Collected data entries:
"""

__device__ __forceinline__ f3 lean_fourth_corner(const f3 r[4]) {
    return F3(-((r[0].x + r[1].x) + r[2].x), -((r[0].y + r[1].y) + r[2].y), -((r[0].z + r[1].z) + r[2].z));
}
struct PJHaloWait { const PJPeerSync* w; const uint32_t* vflag; uint32_t* error; uint32_t timeout_ms; const float4* ghosts; };
constexpr int kModeCarried = 0, kModeConstantRest = 1, kModeLeanState = 2;
inline int blk_mode(const PJBlk& d) { return pjb_mode(d); }
struct PJPoll { uint32_t block, want; uint32_t* error; uint32_t timeout_ms; };
template <int kMode, bool kFused, bool kAlt = false, bool kHaloWait = false, bool kPoll = false>
__device__ __forceinline__ void pjb_tet_body(const PJBlk& d, uint32_t tile_first, uint32_t tile_count, uint32_t tiles_per_xcd TETSIM_DBG_PARAM,
                                             [[maybe_unused]] const PJHaloWait* hw = nullptr, const uint32_t stamp = 0u, [[maybe_unused]] const PJPoll* poll = nullptr) {
    __shared__ float4 s_pos[kTile];
    __shared__ float s_gx[4 * kTile];
    __shared__ float s_gy[4 * kTile];
    __shared__ float s_gz[4 * kTile];
    __shared__ uint2 s_ent[kTile];

    constexpr bool kLean = kMode == kModeConstantRest;
    uint32_t block_index = blockIdx.x;
    if constexpr (kPoll) block_index = poll->block;
    const uint32_t rel = xcd_tile(block_index, tiles_per_xcd);
    if (rel >= tile_count) return;
    const uint32_t b = tile_first + rel;
    const uint32_t tid = threadIdx.x;
    TETSIM_LAB_TILE_BEGIN();
    const uint32_t t0 = d.blk_tet_off[b], ntb = d.blk_tet_off[b + 1] - t0;
    const uint32_t v0 = d.blk_vert_off[b], nu = d.blk_vert_off[b + 1] - v0;

    const bool has_slot = tid < nu, has_tet = tid < ntb;
    const uint32_t slot = v0 + (has_slot ? tid : 0u), e = t0 + (has_tet ? tid : 0u);
    const uint32_t vid = static_cast<uint32_t>(d.blk_verts[slot]);
    const uint32_t range = has_slot ? d.lc_range[slot] : 0u;
    uint32_t src[8];
    uint32_t src8 = 0xffffffffu;
    [[maybe_unused]] uint32_t maxsrc = 0;
    if constexpr (kFused) {
        maxsrc = d.blk_maxsrc[b];
        const uint32_t* col = d.slot_src + slot;
#pragma unroll
        for (uint32_t j = 0; j < 8u; j++) src[j] = (j < maxsrc) ? col[static_cast<size_t>(j) * d.ns_pad] : 0xffffffffu;
        if (maxsrc > 8u) src8 = col[8ull * d.ns_pad];
    }
    const uchar4 li = d.tet_lidx[e];
    auto rec4 = [](const float4* a, uint32_t i) { if constexpr (kPoll) return load_coherent(a, i); else return a[i]; };
    float4 ra = make_float4(0.0f, 0.0f, 0.0f, 0.0f), rb = ra, rc = ra, q_old = make_float4(0.0f, 0.0f, 0.0f, 1.0f);
    auto load_record = [&]() {
        ra = rec4(d.rest_a, e); rb = rec4(d.rest_b, e);
        if constexpr (kMode == kModeLeanState) { if constexpr (kPoll) rc.x = load_coherent1(d.rest_c1, e); else rc.x = d.rest_c1[e]; }
        else { rc = rec4(d.rest_c, e); q_old = rec4(d.quat, e); }
    };
    bool record_late = false;
    if constexpr (kPoll) record_late = poll->want != 0u;
    if (!record_late) load_record();
    const float V = d.vol[e];
    const uint2 ent_row = d.lc_ent[e];
    float4 pos_stage;
    if constexpr (kFused) {
        f3 g[8];
#pragma unroll
        for (uint32_t j = 0; j < 8u; j++) {
            const float4 t = d.partial_prev[src[j] == 0xffffffffu ? 0u : src[j]];
            g[j] = src[j] == 0xffffffffu ? F3(0.0f, 0.0f, 0.0f) : xyz(t);
        }
        const float4 t8 = d.partial_prev[src8 == 0xffffffffu ? 0u : src8];
        const float4 prev4 = d.fin_in[vid];
        const float wsum = d.wsum[vid];
        f3 acc = F3(0.0f, 0.0f, 0.0f);
#pragma unroll
        for (uint32_t j = 0; j < 8u; j++) { acc.x += g[j].x; acc.y += g[j].y; acc.z += g[j].z; }
        if (src8 != 0xffffffffu) { acc.x += t8.x; acc.y += t8.y; acc.z += t8.z; }
        if (maxsrc > 9u) {
            const uint32_t* col = d.slot_src + slot;
            for (uint32_t j = 9u; j < maxsrc; j++) {
                const uint32_t sj = col[static_cast<size_t>(j) * d.ns_pad];
                const float4 tj = d.partial_prev[sj == 0xffffffffu ? 0u : sj];
                if (sj != 0xffffffffu) { acc.x += tj.x; acc.y += tj.y; acc.z += tj.z; }
            }
        }
        const VertexOut o = pjb_vertex_update(acc, wsum, xyz(prev4), *d.params, vid);
        pos_stage = make_float4(o.pred.x, o.pred.y, o.pred.z, 0.0f);
        if (has_slot && ((range >> 15) & 1u)) {
            store_wt(d.fin_out, vid, make_float4(o.p.x, o.p.y, o.p.z, 0.0f));
            if (d.vel) store_wt(d.vel, vid, make_float4(o.vel.x, o.vel.y, o.vel.z, 0.0f));
        }
    } else if constexpr (kHaloWait) {
        if (tid < 64u) {
            const PJPeerSync& w = *hw->w;
            const uint32_t* word = tid == 0u ? hw->vflag : (tid <= w.n_wait ? w.wait[tid - 1u] : nullptr);
            bool pending = word != nullptr;
            const long long t0 = wall_clock64(), limit = 100000ll * hw->timeout_ms;
            while (true) {
                if (pending) pending = __hip_atomic_load(word, __ATOMIC_RELAXED, __HIP_MEMORY_SCOPE_SYSTEM) == 0u;
                if (__builtin_amdgcn_ballot_w64(pending) == 0ull) break;
                __builtin_amdgcn_s_sleep(16);
                if (limit && wall_clock64() - t0 > limit) { if (tid == 0) __hip_atomic_store(hw->error, 1u, __ATOMIC_RELAXED, __HIP_MEMORY_SCOPE_SYSTEM); break; }
            }
            if (w.delay_us && w.n_wait) { const long long d0 = wall_clock64(); while (wall_clock64() - d0 < 100ll * w.delay_us) __builtin_amdgcn_s_sleep(8); }
        }
        __syncthreads();
        const bool ghost = vid >= d.nv_owned;
        const float4 own = load_coherent(d.pos_pred, ghost ? 0u : vid), gh = load_coherent(hw->ghosts, ghost ? vid - d.nv_owned : 0u);
        pos_stage = ghost ? gh : own;
    } else if constexpr (kAlt) {
        const uint32_t g = vid - d.nv_owned;
        const float4* src = vid >= d.nv_owned ? (g < d.n_ghost1 ? d.ghost_alt + g : d.ghost2 + (g - d.n_ghost1)) : d.pos_pred + vid;
        pos_stage = *src;
    } else if constexpr (kPoll) {
        pos_stage = load_coherent(d.pos_pred, vid);
        if (poll->want != 0u) {
            bool pend = has_slot && __float_as_uint(pos_stage.w) != poll->want;
            if (__builtin_amdgcn_ballot_w64(pend) != 0ull) {
                const long long t0 = wall_clock64(), limit = 100000ll * poll->timeout_ms;
                do {
                    __builtin_amdgcn_s_sleep(TETSIM_POLL_SLEEP);
                    asm volatile("" ::: "memory");
                    if (pend) { pos_stage = load_coherent(d.pos_pred, vid); pend = __float_as_uint(pos_stage.w) != poll->want; }
                    if (limit && pend && wall_clock64() - t0 > limit) { __hip_atomic_store(poll->error, 1u, __ATOMIC_RELAXED, __HIP_MEMORY_SCOPE_SYSTEM); pend = false; }
                } while (__builtin_amdgcn_ballot_w64(pend) != 0ull);
            }
            __syncthreads();
            load_record();
        }
    } else {
        pos_stage = d.pos_pred[vid];
    }
    if (has_slot) s_pos[tid] = pos_stage;
    if (has_tet) s_ent[tid] = ent_row;
    TETSIM_STAMP(1);
    __builtin_amdgcn_s_waitcnt(0x0F70);
    __syncthreads();
    TETSIM_STAMP(2);

    if (has_tet) {
        f3 cur[4], rest[4], goal[4];
        cur[0] = xyz(s_pos[li.x]); cur[1] = xyz(s_pos[li.y]); cur[2] = xyz(s_pos[li.z]); cur[3] = xyz(s_pos[li.w]);
        rest[0] = F3(ra.x, ra.y, ra.z); rest[1] = F3(ra.w, rb.x, rb.y);
        rest[2] = F3(rb.z, rb.w, rc.x); rest[3] = F3(rc.y, rc.z, rc.w);
        if constexpr (kMode == kModeLeanState) rest[3] = lean_fourth_corner(rest);
        float4 q_new;
        f3 cc;
        TETSIM_LAB_SOLVE_TET(cur, rest, q_old, q_new, goal, cc);
        TETSIM_STAMP(3);
        const f3 vcc = cc * V;
#pragma unroll
        for (int k = 0; k < 4; k++) {
            s_gx[k * kTile + tid] = fmaf(goal[k].x, V, vcc.x);
            s_gy[k * kTile + tid] = fmaf(goal[k].y, V, vcc.y);
            s_gz[k * kTile + tid] = fmaf(goal[k].z, V, vcc.z);
        }
        if constexpr (kMode != kModeLeanState) store_wt(d.quat, e, q_new);
        if (!kLean && TETSIM_DBG_STORE_REST) {
            store_wt(d.rest_a, e, make_float4(goal[0].x, goal[0].y, goal[0].z, goal[1].x));
            store_wt(d.rest_b, e, make_float4(goal[1].y, goal[1].z, goal[2].x, goal[2].y));
            if constexpr (kMode == kModeLeanState) store_wt1(d.rest_c1, e, goal[2].z);
            else store_wt(d.rest_c, e, make_float4(goal[2].z, goal[3].x, goal[3].y, goal[3].z));
        }
    }
    TETSIM_STAMP(4);
    if constexpr (kPoll) __builtin_amdgcn_s_waitcnt(0x0F70);
    __syncthreads();
    TETSIM_STAMP(5);

    if (tid < nu) {
        const uint32_t first = range & 0x7ffu, last = range >> 16;
        const uint16_t* ent = reinterpret_cast<const uint16_t*>(s_ent);
        auto plane = [](const float* base, uint32_t byte_off) { return *reinterpret_cast<const float*>(reinterpret_cast<const char*>(base) + byte_off); };
        float4 acc = make_float4(0.0f, 0.0f, 0.0f, 0.0f);
        uint32_t i = first;
        for (; i + 4u <= last; i += 4u) {
            uint32_t o[4];
            float gx[4], gy[4], gz[4];
#pragma unroll
            for (uint32_t j = 0; j < 4u; j++) o[j] = static_cast<uint32_t>(ent[i + j]) << 2;
#pragma unroll
            for (uint32_t j = 0; j < 4u; j++) { gx[j] = plane(s_gx, o[j]); gy[j] = plane(s_gy, o[j]); gz[j] = plane(s_gz, o[j]); }
#pragma unroll
            for (uint32_t j = 0; j < 4u; j++) { acc.x += gx[j]; acc.y += gy[j]; acc.z += gz[j]; }
        }
        for (; i < last; i++) {
            const uint32_t o = static_cast<uint32_t>(ent[i]) << 2;
            acc.x += plane(s_gx, o); acc.y += plane(s_gy, o); acc.z += plane(s_gz, o);
        }
        acc.w = __uint_as_float(stamp);
        store_wt(d.partial, v0 + tid, acc);
    }
    TETSIM_STAMP(6);
}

"""

Your assignment:
The expected answer is an exact copy of the lines above, beginning at the line with "if (sj != 0xffffffffu)" and ending at the line with "const PJPeerSync& w = *hw->w;", with both ends in.

Task answer:
                if (sj != 0xffffffffu) { acc.x += tj.x; acc.y += tj.y; acc.z += tj.z; }
            }
        }
        const VertexOut o = pjb_vertex_update(acc, wsum, xyz(prev4), *d.params, vid);
        pos_stage = make_float4(o.pred.x, o.pred.y, o.pred.z, 0.0f);
        if (has_slot && ((range >> 15) & 1u)) {
            store_wt(d.fin_out, vid, make_float4(o.p.x, o.p.y, o.p.z, 0.0f));
            if (d.vel) store_wt(d.vel, vid, make_float4(o.vel.x, o.vel.y, o.vel.z, 0.0f));
        }
    } else if constexpr (kHaloWait) {
        if (tid < 64u) {
            const PJPeerSync& w = *hw->w;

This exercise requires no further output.